**How to complete this task**
Your response should reproduce every line of the entries that contains the word "byref".

Collected data entries

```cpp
void mjh_launch_import_coefs(const MjhConst &C, const MjhCoefSrc &S, void *coef_q, void *meta, int n, hipStream_t s);
void mjh_launch_export_coefs(const MjhConst &C, const MjhCoefDst &D, const void *coef_q, const unsigned *status, int n, hipStream_t s);
void mjh_launch_import_planes(const MjhConst &C, const MjhPlaneSrc &S, void *planes, int n, hipStream_t s);
void mjh_launch_color(const MjhConst &C, const void *pix, size_t row_pitch, size_t img_stride, void *planes, int n, hipStream_t s);
void mjh_launch_dct(const MjhConst &C, const MjhQuant *Q, const void *planes, void *uq, void *q, float *lambda,
                    MjhHuffTable *stat_tabs, int spi, const int stat_slot[4], uint8_t *nq8, int n, hipStream_t s, int fastdiv = 0, int ifast = 0);
void mjh_launch_stats_ac(const MjhConst &C, const void *q, const unsigned long long *nzmask, MjhHuffTable *tabs, int spi, const int slot[4], int count_dummies, int n, hipStream_t s);
void mjh_launch_stats_dc(const MjhConst &C, const void *q, MjhHuffTable *tabs, int spi, const int slot[4], int mcu_order, const int comp_restart[4], int n, hipStream_t s);
void mjh_launch_gen_tables(MjhHuffTable *tabs, int spi, const int *slots, int nslots, int n, hipStream_t s);
void mjh_launch_trellis_ac(const MjhConst &C, const MjhQuant *Q, const void *uq, void *q, MjhHuffTable *tabs, int spi, const int ac_slot[4], const float *lambda,
                           unsigned *worklist, unsigned *worklist2, void *dense, unsigned dense_cap, int variant,
                           int Ss, int Se, void *eob_cost, int *eob_has, unsigned long long *nzmask, int qstride, int n, hipStream_t s,
                           uint8_t *nq8 = nullptr, int v3_passes = 0, int fastdiv = 0, hipEvent_t after_first_tier = nullptr, hipEvent_t after_first_tier2 = nullptr,
                           int chunks = 1, hipStream_t side = nullptr, hipEvent_t *ev_chunk = nullptr, int count_mask = 0);
void mjh_launch_trellis_eob_chain(const MjhConst &C, void *q, const MjhHuffTable *tabs, int spi, const int ac_slot[4], const void *eob_cost, const int *eob_has,
                                  int Ss, int Se, int n, hipStream_t s);
void mjh_launch_qopt_accumulate(const MjhConst &C, const void *uq, const void *q, void *sums, int n, hipStream_t s);
void mjh_launch_qopt_update(void *sums, MjhQuant *Q, int n, hipStream_t s);
void mjh_launch_qopt_fix(const MjhQuant *Q, void *out, size_t out_stride, unsigned *sizes, int dqt_start, int sof_off, const int *tabs, int ntab,
                         int multi, int baseline_capable, int n, hipStream_t s);
enum { MJH_DC_PATH_NONE = 0, MJH_DC_PATH_LANE = 1, MJH_DC_PATH_DC3 = 2, MJH_DC_PATH_DC2 = 3, MJH_DC_PATH_SPEC = 4 };
bool mjh_trellis_dc_lanes_ok(const MjhConst &C, int window_ok, int n, int lanes_min);
int mjh_launch_trellis_dc(const MjhConst &C, const MjhQuant *Q, const void *uq, void *q, const MjhHuffTable *tabs, int spi, const int dc_slot[4], const float *lambda, void *back, int n, hipStream_t s,
                          int window_ok = 0, int chain0 = 0, int chain1 = -1, int lanes_min = 0);
void mjh_launch_encode(const MjhConst &C, const void *q, const unsigned long long *nzmask, const MjhHuffTable *tabs, int spi, const int dc_slot[4], const int ac_slot[4],
                       void *len16, void *off32, unsigned *sums, int chunks_per_image, unsigned *totals,
                       unsigned *stream, size_t stream_words_per_image, void *meta,
                       unsigned *seg_x, unsigned *seg_E, unsigned *seg_sums, unsigned *seg_totals, unsigned *mpos, int nseg,
                       int n, hipStream_t s, unsigned *pack = nullptr, size_t pack_words_per_image = 0, unsigned *slow = nullptr);
int mjh_encode_segments(const MjhConst &C);
size_t mjh_encode_pack_words(const MjhConst &C);
void mjh_launch_header(const void *prefix, int prefix_len, const void *sos, int sos_len, const MjhHuffTable *tabs, int spi,
                       const int dht_slots[8], const int dht_ids[8], int ndht, int multi_dht, void *out, size_t out_stride, void *meta, int n, hipStream_t s, const unsigned *append_sizes = nullptr);
void mjh_launch_finish_bits(unsigned *totals, unsigned *stream, size_t stream_words_per_image, void *meta, int n, hipStream_t s);
void mjh_launch_stuff(const unsigned *stream, size_t stream_words_per_image, const unsigned *totals, unsigned *ffsums, int ff_chunks_per_image,
                      unsigned *ff_totals, void *out, size_t out_stride, void *meta, unsigned *sizes, const unsigned *mpos, int nseg, int n, hipStream_t s);
void mjh_launch_pack_results(const void *out, size_t out_stride, const unsigned *sizes, const void *meta, const void *prog_ctl, int n,
                             void *dst, size_t cap, void *table, hipStream_t s);
void mjh_launch_pack_results_spliced(const void *out, size_t out_stride, const unsigned *sizes, const void *meta, const void *prog_ctl, int n,
                                     const MjhSpliceFile *files, const MjhSpliceRun *runs, const void *tc, const void *icc, unsigned icc_len, unsigned hdr,
                                     void *dst, size_t cap, void *table, hipStream_t s);
void mjh_launch_spin(unsigned long long ticks_100mhz, hipStream_t s);
void mjh_launch_gen_tables_list(MjhHuffTable *tabs, int spi, const int *d_slots, int nslots, int n, hipStream_t s);
void mjh_launch_prog_reset(void *ctl, int nscans, int n, hipStream_t s);
// ... 25 lines not shown
```

Measured before the change: 159,100 Mpixels/s.

## Persist pack-encode blocks across segment groups with prefetch and division-free scan positions

Measured after the change: 164,300 Mpixels/s (median of 6 runs). 1.03x the previous value.

```diff
diff --git a/include/mozjpeg_hip.h b/include/mozjpeg_hip.h
--- a/include/mozjpeg_hip.h
+++ b/include/mozjpeg_hip.h
@@ -250,6 +250,7 @@
 int mjh_decode_stats(mjh_encoder *e, int *width, int *height, int *pixel_size, float ms[2]);
 
 int mjh_enc_onepass_stats(mjh_encoder *e, int *enabled, unsigned long long *long_blocks, unsigned long long *big_groups);
+int mjh_enc_pack_groups(mjh_encoder *e, int *groups, int *twin_groups);
 int mjh_get_dc_path(mjh_encoder *e, int *path);
 
 int mjh_get_jpeg_size(mjh_encoder *e, int i, size_t *size);
diff --git a/mozjpeg_amd/__init__.py b/mozjpeg_amd/__init__.py
--- a/mozjpeg_amd/__init__.py
+++ b/mozjpeg_amd/__init__.py
@@ -212,6 +212,9 @@
             L.mjh_get_dc_path.argtypes = [C.c_void_p, C.POINTER(C.c_int)]
         if hasattr(L, "mjh_enc_onepass_stats"):
             L.mjh_enc_onepass_stats.argtypes = [C.c_void_p, C.POINTER(C.c_int), C.POINTER(C.c_ulonglong), C.POINTER(C.c_ulonglong)]
+        if hasattr(L, "mjh_enc_pack_groups"):
+            L.mjh_enc_pack_groups.argtypes = [C.c_void_p, C.POINTER(C.c_int), C.POINTER(C.c_int)]
+            L.mjh_enc_scan_positions.argtypes = [C.c_int] + [C.POINTER(C.c_int)] * 4 + [C.c_int, C.POINTER(C.c_int), C.c_int, C.POINTER(C.c_int)]
         _lib = L
     return _lib
 
@@ -899,6 +902,11 @@
         _chk(lib().mjh_enc_onepass_stats(self._h, C.byref(on), C.byref(a), C.byref(b)))
         return dict(enabled=bool(on.value), long_blocks=a.value, big_groups=b.value)
 
+    def enc_pack_groups(self):
+        g, t = C.c_int(), C.c_int()
+        _chk(lib().mjh_enc_pack_groups(self._h, C.byref(g), C.byref(t)))
+        return g.value, (None if t.value < 0 else t.value)
+
     def dc_path(self):
         v = C.c_int()
         _chk(lib().mjh_get_dc_path(self._h, C.byref(v)))
diff --git a/mozjpeg_amd/csrc/mjh_encoder.cpp b/mozjpeg_amd/csrc/mjh_encoder.cpp
--- a/mozjpeg_amd/csrc/mjh_encoder.cpp
+++ b/mozjpeg_amd/csrc/mjh_encoder.cpp
@@ -328,6 +328,7 @@
   int enc_onepass = 1;
   unsigned *d_pack = nullptr;
   size_t pack_words = 0;
+  int encp_groups = MJH_ENCP_GROUPS_DEFAULT;
   unsigned *d_enc_slow = nullptr;
   int chunks = 0, ff_chunks = 0;
   uint8_t *d_out = nullptr;
@@ -903,6 +904,7 @@
 }
 
 static thread_local bool g_create_twin = false;
+static thread_local int g_twin_encp_groups = MJH_ENCP_GROUPS_DEFAULT;
 static thread_local int g_twin_onepass = 1;
 static thread_local int g_twin_dc_lanes = 0, g_twin_dc_lanes_set = 0;
 static thread_local hipStream_t g_twin_avoid[2] = { nullptr, nullptr };
@@ -1073,6 +1075,8 @@
   e->chunks = (C.total_mcu_blocks + 2047) / 2048;
   if (g_create_twin) e->enc_onepass = g_twin_onepass;
   else if (const char *v = getenv("MJH_ENC_ONEPASS")) e->enc_onepass = atoi(v) != 0;
+  if (g_create_twin) e->encp_groups = g_twin_encp_groups;
+  else if (const char *v = getenv("MJH_ENCP_GROUPS")) { e->encp_groups = atoi(v); if (e->encp_groups < 1 || e->encp_groups > 64) e->encp_groups = MJH_ENCP_GROUPS_DEFAULT; }
   if (e->enc_onepass) {
     e->pack_words = mjh_encode_pack_words(C);
     HIPCHK_E(mjh_dmalloc((void **)&e->d_pack, B * e->pack_words * 4));
@@ -1921,7 +1925,7 @@
       pr.mark("huff_encode");
       mjh_launch_encode(V, e->d_q, nzm, e->d_tabs, spi, v_dc, v_ac, e->d_len16, e->d_off32, e->d_sums, e->chunks, e->d_totals,
                         e->d_stream, e->stream_words, e->d_meta, e->d_seg_x, e->d_seg_E, e->d_seg_sums, e->d_seg_totals, e->d_mpos, q.nseg, n, s,
-                        e->d_pack, e->pack_words, e->d_enc_slow);
+                        e->d_pack, e->pack_words, e->d_enc_slow, e->encp_groups);
       pr.mark("byte_stuff");
       mjh_launch_stuff(e->d_stream, e->stream_words, e->d_totals, e->d_ffsums, e->ff_chunks, e->d_fftotals, e->d_out, e->out_stride,
                        e->d_meta, e->d_sizes, e->d_mpos, q.nseg, n, s);
@@ -1948,7 +1952,7 @@
     pr.mark("huff_encode");
     mjh_launch_encode(C, e->d_q, nzm, e->d_tabs, spi, fin_dc, fin_ac, e->d_len16, e->d_off32, e->d_sums, e->chunks, e->d_totals,
                       e->d_stream, e->stream_words, e->d_meta, e->d_seg_x, e->d_seg_E, e->d_seg_sums, e->d_seg_totals, e->d_mpos, e->nseg, n, s,
-                      e->d_pack, e->pack_words, e->d_enc_slow);
+                      e->d_pack, e->pack_words, e->d_enc_slow, e->encp_groups);
     if (if_mode == 2) { HIPCHK(hipEventRecord(e->ev_done, s)); e->ev_done_set = true; }
     pr.mark("byte_stuff");
     mjh_launch_stuff(e->d_stream, e->stream_words, e->d_totals, e->d_ffsums, e->ff_chunks, e->d_fftotals, e->d_out, e->out_stride,
@@ -1982,6 +1986,7 @@
   mjh_encoder *t = nullptr;
   g_create_twin = true;
   g_twin_onepass = e->enc_onepass;
+  g_twin_encp_groups = e->encp_groups;
   g_twin_dc_lanes = e->dc_lanes; g_twin_dc_lanes_set = e->dc_lanes_set;
   g_twin_avoid[0] = e->stream; g_twin_avoid[1] = e->side_stream;
   const int rc = mjh_encoder_create(&e->p_created, e->max_batch, e->device, &t);
@@ -3980,6 +3985,14 @@
   return MJH_OK;
 }
 
+extern "C" int mjh_enc_pack_groups(mjh_encoder *e, int *groups, int *twin_groups)
+{
+  if (!e) return fail(MJH_EINVAL, "null encoder");
+  if (groups) *groups = e->encp_groups;
+  if (twin_groups) *twin_groups = e->twin ? e->twin->encp_groups : -1;
+  return MJH_OK;
+}
+
 extern "C" int mjh_encoder_sync(mjh_encoder *e)
 {
   if (!e) return fail(MJH_EINVAL, "null encoder");
diff --git a/mozjpeg_amd/csrc/mjh_kernels.hip b/mozjpeg_amd/csrc/mjh_kernels.hip
--- a/mozjpeg_amd/csrc/mjh_kernels.hip
+++ b/mozjpeg_amd/csrc/mjh_kernels.hip
@@ -685,6 +685,33 @@
   const int n = active ? __popcll(mask) : 0;
 #pragma unroll 1
   for (int base = 0; base < 63; base += 8) {
+    if (__builtin_amdgcn_ballot_w64(base < n) == 0ull) break;
+    int v[8];
+#pragma unroll
+    for (int j = 0; j < 8; j++) v[j] = (base + j < n) ? (int)qb[(size_t)(base + j + 1) * kstride] : 0;
+#pragma unroll
+    for (int j = 0; j < 8; j++)
+      if (base + j < n) {
+        const int pos = __builtin_ctzll(mask);
+        mask &= mask - 1ull;
+        f(pos, v[j]);
+      }
+  }
+}
+
+template <class F>
+__device__ __forceinline__ void for_each_nonzero_from(const int *v0, const int16_t *__restrict__ qb, size_t kstride, unsigned long long mask, bool active, F &&f)
+{
+  const int n = active ? __popcll(mask) : 0;
+#pragma unroll
+  for (int j = 0; j < 8; j++)
+    if (j < n) {
+      const int pos = __builtin_ctzll(mask);
+      mask &= mask - 1ull;
+      f(pos, v0[j]);
+    }
+#pragma unroll 1
+  for (int base = 8; base < 63; base += 8) {
     if (__builtin_amdgcn_ballot_w64(base < n) == 0ull) break;
     int v[8];
 #pragma unroll
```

**Response area**
         _chk(lib().mjh_enc_onepass_stats(self._h, C.byref(on), C.byref(a), C.byref(b)))
+        _chk(lib().mjh_enc_pack_groups(self._h, C.byref(g), C.byref(t)))
         _chk(lib().mjh_get_dc_path(self._h, C.byref(v)))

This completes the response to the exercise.